Ross, North Dakota
From Mw
Ross is located at
The oldest communities in the United States of Muslims are not on either the east coast or the west coast. They are in the Heartland of America. One is in Ross, North Dakota; while the second is in Cedar Falls, Iowa. Both were built in the 1800s.
Each community built their mosques within months of each other. However the Ross mosque was abandoned during the dust bowl years of the Great Depression.
Ross however still has the oldest cemetary in the United States with carved gravestones with Arabic writing marking the grave sites of some of the founders of this historical marker in American history.
Cedar Falls, Iowa's mosque however has followed another path. It has recently been refurbished by its congregational members & maintained as a historical bench mark in the Iowa & US Muslim history.
Both mosques illustrate aspects of Muslim American life in the earlier periods of immigrant settlement, as towns grew & faded; so did their faith based institutions.
Ross' building site is still able to be visited, as it now has a plaque & small building marking its history.
These two communities owe part of their founding to the wave of Lebanese & Syrian immigrants who came to the United States during the fall of the Ottoman empire.

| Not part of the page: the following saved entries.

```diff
@@ -12,14 +13,29 @@
 namespace {
 
 constexpr int kSweepIdSlots = 512;
-constexpr int kSweepBlock = 1024;
-constexpr int kSweepWaves = kSweepBlock / kWave;
 constexpr int kSweepLockWords = 128;
 
+constexpr int sweep_waves(int wgs) { return wgs == 1 ? 16 : 12; }
+constexpr int sweep_waves_per_simd(int wgs) { return wgs * sweep_waves(wgs) / 4; }
+
+constexpr int sweep_slot_bytes(int lpr)
+{
+    const int rpi = kWave / lpr;
+    const int rl = (kSweepIdSlots / rpi < kWave) ? kSweepIdSlots / rpi : kWave;
+    return rl * rpi * 4;
+}
+
 template <int LPR, int WGS> constexpr int acc_floats()
 {
-    return WGS == 1 ? (LPR >= 16 ? 32768 : 28672) : (LPR >= 16 ? 15360 : 11264);
-}
+    constexpr int slots = sweep_waves(WGS) * sweep_slot_bytes(LPR >= 16 ? 16 : 8);
+    return ((WGS == 1 ? 144 : 77) * 1024 - slots) / 4;
+}
+static_assert(acc_floats<16, 1>() == 32768 && acc_floats<8, 1>() == 28672, "the one-workgroup form is unchanged");
+static_assert(acc_floats<16, 2>() == 16640 && acc_floats<8, 2>() == 13568, "two workgroups fill the CU");
+constexpr int kSweepCtlBytes = 16 + 32 + kSweepLockWords * 4;
+static_assert(2 * (acc_floats<16, 2>() * 4 + sweep_waves(2) * sweep_slot_bytes(16) + kSweepCtlBytes) <= 160 * 1024 &&
+              2 * (acc_floats<8, 2>() * 4 + sweep_waves(2) * sweep_slot_bytes(8) + kSweepCtlBytes) <= 160 * 1024,
+              "two workgroups' LDS fits the CU");
 
 __device__ __forceinline__ void lds_add(float *p, float v)
 {
@@ -107,9 +123,12 @@
 }
 
 template <int LPR, int MODE, int U, int WGS>
-__global__ void __launch_bounds__(kSweepBlock) __attribute__((amdgpu_waves_per_eu(4 * WGS, 4 * WGS)))
+__global__ void __launch_bounds__(sweep_waves(WGS) * kWave)
+__attribute__((amdgpu_waves_per_eu(sweep_waves_per_simd(WGS), sweep_waves_per_simd(WGS))))
 sweep_kernel(const SweepParams p)
 {
+    constexpr int kSweepWaves = sweep_waves(WGS);
+    constexpr int kSweepBlock = kSweepWaves * kWave;
     typedef typename VecOf<4>::T VT;
     typedef typename VecOf<4>::M MT;
     constexpr int RPI = kWave / LPR;
@@ -133,8 +152,10 @@
     const uint32_t row_bytes32 = (uint32_t)p.ldx * 4u;
     uint32_t *offs = s_off[wib];
     const int CAP = ACC / D;
-    const unsigned long long upto = (2ull << lane) - 1ull;
-    const unsigned long long above = ~upto;
+    auto count_below = [](unsigned long long m) -> int {
+        return (int)__builtin_amdgcn_mbcnt_hi((unsigned)(m >> 32), __builtin_amdgcn_mbcnt_lo((unsigned)m, 0u));
+    };
+    auto bits_above = [&](unsigned long long m) -> unsigned long long { return (m >> lane) >> 1; };
 
     const int piece = c * 4;
     const bool cvalid = piece < D;
@@ -277,17 +298,17 @@
                     const bool cont = n_own > 0 && !seg_start && up_n > 0 && (packed || up_end == pa + beg);
                     const unsigned long long NE = __ballot(n_own > 0 && !cont);
                     const int n_cum = wave_inclusive_scan(n_own);
-                    const unsigned long long heads_above = NE & above;
-                    const int next_head = heads_above ? __builtin_ctzll(heads_above) : 64;
+                    const unsigned long long heads_above = bits_above(NE);
+                    const int next_head = heads_above ? lane + 1 + __builtin_ctzll(heads_above) : 64;
                     const int chain_cum = __shfl(n_cum, next_head - 1);
                     const int n = (n_own > 0 && !cont) ? chain_cum - n_cum + n_own : 0;
-                    const unsigned long long between = SS & above & (next_head < 63 ? ((2ull << next_head) - 1ull) : ~0ull);
+                    const unsigned long long between = next_head < 64 ? bits_above(SS) << (63 - (next_head - lane - 1)) : 0ull;
                     const bool last_in_seg = n > 0 && (next_head == 64 || between != 0);
                     const int aslot = my_row - row_first;
                     const int over = (aslot < 0 || aslot >= nrows) ? 1 : 0;
                     const int edge = (my_row == wave_prev_row || my_row == wave_next_row) ? 4 : 0;
 
-                    const int rank = __popcll(NE & (upto >> 1));
+                    const int rank = count_below(NE);
                     const int Rn = __popcll(NE);
                     const int dstl = (n > 0 ? rank : 63) << 2;
                     const int c_pbeg = __builtin_amdgcn_ds_permute(dstl, packed ? (int)item_base + (n_cum - n_own) : pa + beg);
@@ -316,7 +337,7 @@
                             inwin &= inwin - 1;
                             E |= 1ull << (__builtin_amdgcn_readlane(c_offI, kk) - r0);
                         }
-                        const int kp = __popcll(below) + __popcll(E & upto);
+                        const int kp = __popcll(below) + count_below(E) + (int)((E >> lane) & 1ull);
                         const int k_offX = __shfl(c_offX, kp), k_pbeg = __shfl(c_pbeg, kp), k_n = __shfl(c_n, kp);
                         rd.k_meta = __shfl(c_meta, kp);
                         const int J = r0 + lane;
@@ -490,13 +511,11 @@
 {
     constexpr int RPI = kWave / LPR;
     constexpr int RL = (kSweepIdSlots / RPI < kWave) ? kSweepIdSlots / RPI : kWave;
-    if constexpr (RL % 16 == 0 && WGS == 1) {
-        if (u >= 16) return sweep_kernel<LPR, MODE, 16, WGS>;
-    }
     if constexpr (RL % 8 == 0 && WGS == 1) {
         if (u >= 8) return sweep_kernel<LPR, MODE, 8, WGS>;
     }
-    return sweep_kernel<LPR, MODE, 4, WGS>;
+    if constexpr (WGS == 2 && LPR <= 8) return sweep_kernel<LPR, MODE, 2, WGS>;
+    else return sweep_kernel<LPR, MODE, 4, WGS>;
 }
 
 template <int MODE, int WGS>
@@ -518,6 +537,16 @@
     const int acc = wgs == 1 ? (pieces <= 8 ? acc_floats<8, 1>() : acc_floats<16, 1>())
                              : (pieces <= 8 ? acc_floats<8, 2>() : acc_floats<16, 2>());
     return std::max(1, acc / std::max(1, dim));
+}
+
+int sweep_lds_bytes(int dim, int wgs)
+{
+    const int pieces = (dim + 3) / 4;
+    int lpr = 4;
+    while (lpr < 32 && lpr < pieces) lpr <<= 1;
+    const int acc = wgs == 1 ? (lpr <= 8 ? acc_floats<8, 1>() : acc_floats<16, 1>())
+                             : (lpr <= 8 ? acc_floats<8, 2>() : acc_floats<16, 2>());
+    return acc * 4 + sweep_waves(wgs == 1 ? 1 : 2) * sweep_slot_bytes(lpr) + kSweepCtlBytes;
 }
 
 bool sweep_supports(int mode, int dim, size_t x_bytes)
@@ -552,7 +581,7 @@
         R = (int)std::max(1.0, std::ceil(rows / ((double)grid * 0.9 * (double)cap)));
     }
     p.rounds = std::min(R, 4096);
-    hipLaunchKernelGGL(k, dim3(grid), dim3(kSweepBlock), 0, stream, p);
+    hipLaunchKernelGGL(k, dim3(grid), dim3(sweep_waves(wgs) * kWave), 0, stream, p);
     hipError_t e = hipGetLastError();
     if (e != hipSuccess) return fail(GNNA_ERR_HIP, "sweep launch: %s", hipGetErrorString(e));
     count_event(CTR_SWEEP_LAUNCHES);
@@ -568,3 +597,20 @@
 }
 
 }
+
+extern "C" {
+#pragma GCC visibility push(default)
+int gnna_sweep_acc_rows(int dim, int workgroups_per_cu)
+{
+    if (dim < 1 || workgroups_per_cu < 1 || workgroups_per_cu > 2)
+        return gnna::fail(GNNA_ERR_INVALID_ARGUMENT, "gnna_sweep_acc_rows: dim >= 1 and 1 or 2 workgroups per CU");
+    return gnna::sweep_acc_rows(dim, workgroups_per_cu);
+}
+int gnna_sweep_lds_bytes(int dim, int workgroups_per_cu)
+{
+    if (dim < 1 || workgroups_per_cu < 1 || workgroups_per_cu > 2)
+        return gnna::fail(GNNA_ERR_INVALID_ARGUMENT, "gnna_sweep_lds_bytes: dim >= 1 and 1 or 2 workgroups per CU");
+    return gnna::sweep_lds_bytes(dim, workgroups_per_cu);
+}
+#pragma GCC visibility pop
+}
diff --git a/include/gnna_sweep.h b/include/gnna_sweep.h
--- /dev/null
+++ b/include/gnna_sweep.h
@@ -0,0 +1,17 @@
+#ifndef GNNA_SWEEP_H_
+#define GNNA_SWEEP_H_
+
+#include "gnna.h"
+
+#ifdef __cplusplus
+extern "C" {
+#endif
+
+GNNA_API int gnna_sweep_acc_rows(int dim, int workgroups_per_cu);
+GNNA_API int gnna_sweep_lds_bytes(int dim, int workgroups_per_cu);
+
+#ifdef __cplusplus
+}
+#endif
+
+#endif
```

It is difficult to track the number of Muslims who migrated to the US from the Ottoman empire, due in part to the fact that both Muslims & Christians migrated from that region at the same time; and secondly the US Census bureau did not track religious affiliation.
Many more ethnic Muslims from the former Ottoman empire more than likely immigrated at the same time. These would have included Albanians, Bosnians, Turks, Palestinians, & any other group formerly under Ottoman rule.
In other parts of the United States, Muslim history can be traced back even further. In New York state early records speak of a Muslim fur-trader who came from Egypt & settled in the New York wilderness as a fur-trader.
In Arizona there is a historical marker marking the contributions of "Ali" who had served in the US Calvary while it experimented with the use of camals as a means of transport through the deserts of the southwest.
In the South, there are journals of early Muslim slaves who wrote of their experiences back in Africa, their capture & subsequent transport to America by slavers.
All these are glimpses in the lives of just a few of the thousands of Muslims who have contributed to the history of America.